Learn More: Data across research disciplines
- Choose one of the 4 specialized data repositories below, or find another data repository of interest - particularly one in a discipline you are unfamiliar with and spend some time browsing around your chosen repository to get a feel for the data available.
- Think about how the data here differs from data you are familiar with. Consider for example, format, size and access method.
- Record your reflections in the class etherpad or through discussion.
Discipline based data conventions
How could cross disciplinary research be affected by discipline data conventions? Also, think about one way cross disciplinary data access can be facilitated.
Challenge me: Let’s talk tech!
Get the ball rolling to expand awareness of the technical aspects of data management and this rapidly growing community of tech-aware data enthusiasts.

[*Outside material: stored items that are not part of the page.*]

bool conv_mfma_persist_dgrad_supported(const s3_ctx* ctx, const ConvGeom& g) {
  if (s3_opt_on(S3O_NO_PERSIST_DGRAD)) return false;
  if (!conv_mfma_persist_dgrad_geom_ok(g)) return false;
  int gs0 = 1, gs1 = 1;
  persist_dgrad_grid(g, &gs0, &gs1);
  const int64_t halves = (int64_t)((gs0 * g.O[0] + 1) / 2) * ((gs1 * g.O[1] + TS1 - 1) / TS1) *
                         ((g.O[2] + TS2 - 1) / TS2);
  const int64_t tiles = (int64_t)((gs0 * g.O[0] + TS0 - 1) / TS0) * ((gs1 * g.O[1] + TS1 - 1) / TS1) *
                        ((g.O[2] + TS2 - 1) / TS2);
  const int64_t covered = halves * 2 * TS1 * TS2;
  const int64_t six = (int64_t)g.N * ((g.O[0] + 5) / 6) * ((g.O[1] + 5) / 6) * ((g.O[2] + 15) / 16) * 576;
  const int64_t min_tiles = s3_opt_has(S3O_PERSIST_DGRAD_MIN_TILES)
                                ? s3_opt_int(S3O_PERSIST_DGRAD_MIN_TILES, 0) : ctx->num_cu;
  return tiles >= min_tiles && covered * 10 <= six * 11;
}

int launch_conv_mfma_persist_dgrad(s3_ctx* ctx, const ConvGeom& g, const void* dpre16, const void* image,
                                   float* dxp, int accumulate, int frame16) {
  static S3DeviceOnce attr_set;
  if (int rc = s3_lds_optin(ctx, attr_set,
                            conv3_mfma_persist_kernel<4, true>, LDS_BYTES,
                            conv3_mfma_persist_kernel<2, true>, LDS_BYTES,
                            conv3_mfma_persist_kernel<4, true, 0, false, true>, LDS_BYTES)) return rc;
  if (frame16 && (accumulate || g.Cout != 64))
    S3_FAIL(ctx, S3_ESTATE, "persistent data gradient: a bf16 frame is written once, 64 channels wide");
  int gs0 = 1, gs1 = 1;
  persist_dgrad_grid(g, &gs0, &gs1);
  const int tiles0 = (gs0 * g.O[0] + 1) / 2, tiles1 = (gs1 * g.O[1] + TS1 - 1) / TS1,
            tiles2 = (g.O[2] + TS2 - 1) / TS2;
  const int n_tiles = tiles0 * tiles1 * tiles2;
  const int grid = persistent_grid(ctx->num_cu, (n_tiles + 1) / 2);
  auto kern = g.Cout <= 32 ? conv3_mfma_persist_kernel<2, true> : conv3_mfma_persist_kernel<4, true>;
  if (frame16) kern = conv3_mfma_persist_kernel<4, true, 0, false, true>;
  hipLaunchKernelGGL(kern, dim3(grid), dim3(NTHR), LDS_BYTES, ctx->stream,
                     (const unsigned short*)dpre16, (const char*)image, (const float*)nullptr,
                     (const unsigned short*)(accumulate ? dxp : nullptr), (unsigned short*)dxp, g, tiles0, tiles1,
                     tiles2, n_tiles, 0, gs0, gs1);
  S3_HIP(ctx, hipGetLastError());
  ++ctx->stat[S3_STAT_PERSIST_DGRAD];
  return S3_OK;
}

bool conv_mfma_persist_rep_ok(int rep) { return rep == 2 || rep == 3 || rep == 4; }

bool conv_mfma_persist_supported(const s3_ctx* ctx, const ConvGeom& g, ConvIO io,
                                 bool has_res) {
  if (s3_opt_on(S3O_NO_PERSIST)) return false;
  if (!io.in_bf16 || !io.out_bf16 || (has_res && !io.res_bf16)) return false;
  if (!conv_mfma_persist_geom_ok(g)) return false;
  if (has_res && g.d2s != 1) return false;
  const int64_t tiles = (int64_t)g.N * ((g.O[0] + TS0 - 1) / TS0) *
                        ((g.O[1] + TS1 - 1) / TS1) * ((g.O[2] + TS2 - 1) / TS2);
  return tiles >= s3_opt_int(S3O_PERSIST_MIN_TILES, ctx->num_cu * 7 / 16);
}

int launch_pack_jobs(s3_ctx* ctx, const S3PackJob* jobs_dev, int n_jobs, int max_ct) {
  if (n_jobs <= 0) return S3_OK;
  hipLaunchKernelGGL(pack_jobs_kernel, dim3(108 * max_ct, n_jobs), dim3(256), 0, ctx->stream, jobs_dev);
  S3_HIP(ctx, hipGetLastError());
  return S3_OK;
}

size_t conv_mfma_persist_image_bytes(const ConvGeom& g) {
  return (size_t)((g.Cout + 63) / 64) * 27 * 64 * 64 * 2;
}
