# foolwood/SiamMask

Hardware: NVIDIA H100
Metric: search-region frames/sec (127/255 SiamMask-sharp) (higher is better)
Workload: dtype f16x3 (hi+lo split fp16 operands on wgmma, f32 accumulate; f32 CUDA-core xcorr/refine)

## Files before the change

siammask_b200/csrc/common.cuh:

```cuda
#pragma once
#include <cuda.h>
#include <cuda_fp16.h>
#include <cuda_runtime.h>
#include <cstdint>
#include <cstdio>
#include <stdexcept>
#include <string>
#include <vector>

struct sm_image_desc;

namespace smk {

struct Act {
  __half* hi = nullptr;
  __half* lo = nullptr;
  int B = 0, H = 0, W = 0, C = 0;
  int sexp = 0;
  __host__ __device__ size_t numel() const { return (size_t)B * H * W * C; }
  __host__ __device__ int M() const { return B * H * W; }
};

struct ConvGeom {
  int Cin, Cout, KH, KW, stride, pad, dil;
// ... 8 lines not shown
  const __half* res_hi = nullptr;
  const __half* res_lo = nullptr;
  __half* out_hi = nullptr;
  __half* out_lo = nullptr;
  float* out_f32 = nullptr;
  int out_mode = OUT_NHWC_SPLIT;
  int relu = 0;
  int* ovf = nullptr;
};

__device__ __forceinline__ void flag_if_out_of_range(float absmax, int* ovf) {
  if (ovf != nullptr && !(absmax <= 65504.f)) atomicOr(ovf, 1);
}
constexpr int kStatusBadSlot = 2;

struct GemmSegment {
  CUtensorMap tmA[2];
  int kind;
  int mode;
  int num_kb, cblks, KW;
  int stride, pad, dil;
  int b_col0;
};

struct GemmParams {
  GemmSegment seg[2];
  int nseg;
  CUtensorMap tmB[2];
  int M, Cout, Ho, Wo;
  int n_tiles, m_tiles;
  int reverse_m;
  Epilogue ep;
};

struct GemmInput {
  Act in;
  ConvGeom g;
  int w_col0;
};

struct TrackerHp {
  double context_amount, penalty_k, window_influence, lr;
  int32_t exemplar_size, instance_size, total_stride, base_size, out_size, reserved;
};

struct CudaError : std::runtime_error {
  using std::runtime_error::runtime_error;
};

#define SMK_CUDA(expr)                                                                              \
  do {                                                                                              \
    cudaError_t _e = (expr);                                                                        \
    if (_e != cudaSuccess)                                                                          \
      throw smk::CudaError(std::string(#expr) + " failed: " + cudaGetErrorString(_e) + " at " +    \
                           __FILE__ + ":" + std::to_string(__LINE__));                              \
  } while (0)

#define SMK_CHECK(cond, msg)                                                                        \
  do {                                                                                              \
    if (!(cond)) throw std::runtime_error(std::string("check failed: ") + #cond + " — " + (msg));   \
  } while (0)

template <typename K>
inline void ensure_dynamic_smem(K kernel, int bytes, unsigned long long& done_mask) {
  int dev = 0;
  SMK_CUDA(cudaGetDevice(&dev));
  const unsigned long long bit = 1ull << (dev & 63);
  if (done_mask & bit) return;
  SMK_CUDA(cudaFuncSetAttribute(kernel, cudaFuncAttributeMaxDynamicSharedMemorySize, bytes));
  done_mask |= bit;
}


bool gemm_conv_supported(const ConvGeom& g);
void launch_gemm_conv(const Act& in, const ConvGeom& g, const __half* w_hi, const __half* w_lo, int cout_pad,
                      const Epilogue& ep, int nsplit, int num_sms, cudaStream_t st);
void launch_gemm_multi(const GemmInput* convs, int nconv, const Act* residual, int res_col0, const __half* w_hi,
                       const __half* w_lo, int cout_pad, int w_ld, const Epilogue& ep, int nsplit, int num_sms,
                       cudaStream_t st, bool reverse_m = false);

CUtensorMap make_map_tiled_nd(const __half* base, int rank, const uint64_t* dims, const uint64_t* strides_bytes,
                              const uint32_t* box, int swizzle_bytes);

bool patch_conv_supported(const Act& in, const ConvGeom& g);
void launch_conv3x3_patch(const Act& in, const ConvGeom& g, const __half* w_hi, const __half* w_lo, int w_ld,
                          const Epilogue& ep, int nsplit, int num_sms, cudaStream_t st);

void launch_stem_tc(const float* x_nchw, int B, int S, const __half* w_hi, const __half* w_lo, const float* alpha,
                    const float* beta, Act out, int num_sms, cudaStream_t st, int* ovf = nullptr);

void launch_ref_conv(const Act& in, const ConvGeom& g, const float* w_krsc_cout, const Epilogue& ep,
                     cudaStream_t st);
void launch_stem(const float* x_nchw, int B, int S, const float* w, const float* alpha, const float* beta, Act out,
                 cudaStream_t st);
void launch_maxpool3s2(const Act& in, Act out, cudaStream_t st);
void launch_xcorr_nhwc(const Act& x, int c_off, const __half* k_hi, const __half* k_lo, int kh, int kw, Act out,
                       float mul, int* ovf, cudaStream_t st, const int32_t* slots = nullptr, int num_slots = 0);
void launch_scatter_slots(const __half* src_hi, const __half* src_lo, __half* dst_hi, __half* dst_lo,
                          const int32_t* slots, int B, int num_slots, int n, int* status, cudaStream_t st);
void launch_paste_labels(const float* masks, int side, const double* maps, const uint8_t* anno, const int32_t* obj_off,
                         const int32_t* objects, int G, int H, int W, double seg_thr, uint8_t* labels, cudaStream_t st,
                         const sm_image_desc* desc = nullptr);
void launch_paste_labels_iou(const float* masks, int side, const double* maps, const uint8_t* anno,
                             const int32_t* obj_off, const int32_t* objects, const int32_t* target_ids, int G, int H,
                             int W, double seg_thr, uint8_t* labels, const double* thrs, int T, int32_t* counts,
                             cudaStream_t st, const sm_image_desc* desc = nullptr);
void launch_label_boxes(const uint8_t* anno, int G, int H, int W, const int32_t* queries, int Q, int32_t* boxes,
                        cudaStream_t st, const sm_image_desc* desc = nullptr);
void launch_vot_overlap(const float* poly_a, const float* poly_b, int B, int W, int H, float* overlap, cudaStream_t st,
                        const int32_t* wh = nullptr);
void launch_absmax(const Act& a, float* slot, cudaStream_t st);
void launch_xcorr_nchw_f32(const float* x, const float* k, float* out, int planes, int H, int W, int kh, int kw,
                           cudaStream_t st);
int launch_xcorr_bulk_f32(const float* x, const float* k, float* out, int planes, int H, int W, int kh, int kw,
                          cudaStream_t st);
void launch_crop_center(const Act& in, int crop, Act out, cudaStream_t st);
void launch_refine_crop(const Act& in, const int32_t* pos, int pos_max, int scale, int padv, int size, Act out,
                        cudaStream_t st);
void launch_gather_corr(const Act& corr, const int32_t* pos, float* out, float mul, cudaStream_t st);
void launch_gather_mask_col(const float* mask, const int32_t* pos, int B, int C, int R, float* out, cudaStream_t st);
void launch_deconv(const float* p3, const float* w, const float* bias, float* out, int B, int Cin, int N,
                   int cout, cudaStream_t st);
void launch_split_to_f32(const Act& in, float* out, cudaStream_t st, float mul = 1.f);
void launch_import_nchw(const float* x_nchw, Act out, cudaStream_t st);
void launch_warp_affine(const float* src, int sh, int sw, const double* maps, float* dst, int dh, int dw, float border,
                        int B, cudaStream_t st, const sm_image_desc* dst_desc = nullptr);
void launch_tracker_prepare(int B, const double* state, const int32_t* avg, const TrackerHp& hp, int32_t* boxes,
                            double* tsz, double* aux, cudaStream_t st);
void launch_tracker_update(int B, double* state, const float* rec, const double* aux, const int32_t* imsize,
                           const TrackerHp& hp, int A, int R, double* maps, double* out, cudaStream_t st,
                           const double* hp_table = nullptr);
void launch_crop_resize(const uint8_t* frames, size_t frame_stride, int H, int W, const int32_t* box, int B, int model,
                        float* out, cudaStream_t st, const int32_t* frame_idx = nullptr,
                        const sm_image_desc* desc = nullptr);
void launch_select(const float* cls, const float* loc, const float* anchors, const float* window, const double* tsz,
                   int B, int A, int R, double penalty_k, double window_influence, int32_t* best_idx, int32_t* pos,
                   float* rec, cudaStream_t st, const double* hp = nullptr);
void launch_mask_iou(const float* masks, int side, const double* maps, const uint8_t* anno, const int32_t* video, int B,
                     int H, int W, const double* thrs, int T, int32_t* counts, cudaStream_t st);
void launch_small_conv3x3_maps(const float* a, const float* b, int B, int Hi, int Wi, int Ho, int Wo, int Cin, int Cout,
                               const int* ymap, const int* xmap, const float* w, const float* bias, int relu,
                               float* out, cudaStream_t st);
std::vector<int> nearest_index_table(int out_size, int in_size);
int gemm_cout_pad(int cout);

}
```

siammask_b200/csrc/conv3x3_patch_sm90.cu:

```cuda
#include "common.cuh"
#include "ptx.cuh"

#include <cstdlib>

namespace smk {

namespace {

constexpr int P_THREADS = 384;
constexpr int P_CONSUMER_WARPS = 8;
constexpr int P_SLACK_ROWS = 8;

template <int CM, int NSPLIT>
struct PCfg {
  static constexpr int NKB = CM / 64;
  static constexpr int B_TILE_BYTES = CM * 128;
  static constexpr int B_STAGE_BYTES = NSPLIT * B_TILE_BYTES;
  static constexpr int B_STAGES = 3;
  static constexpr int ACC = CM / 2;
};

struct PatchParams {
  CUtensorMap tmA[2];
  CUtensorMap tmB[2];
  int B, H, W, PW, RO;
  int tiles_per_img, num_tiles;
  int panel_bytes;
  int patch_rows;
  Epilogue ep;
};

__device__ __forceinline__ void tma_load_4d(void* dst, const CUtensorMap* map, uint64_t* bar, int c0, int c1, int c2,
                                            int c3) {
  asm volatile(
      "cp.async.bulk.tensor.4d.shared::cluster.global.mbarrier::complete_tx::bytes"
      " [%0], [%1, {%3, %4, %5, %6}], [%2];" ::"r"(smem_u32(dst)),
      "l"(reinterpret_cast<uint64_t>(map)), "r"(smem_u32(bar)), "r"(c0), "r"(c1), "r"(c2), "r"(c3)
      : "memory");
}
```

What is….
- your favorite research data tech or software story or experience
- a software tool or service for research data you think others might be interested in
- a question or research data problem to crowdsource a solution.
Personal technical data audit
Conduct a personal audit on what data technical skills you have, and what skills you want to learn.
Key Points
Research data is heterogeneous in form.
Research data can be categorized into many types, such as observational, experimental, simulation, derived or compiled, and reference.
Research data are often contextualized within communities.
Technical data skills are increasingly needed to create, work with, understand and make sense of research data.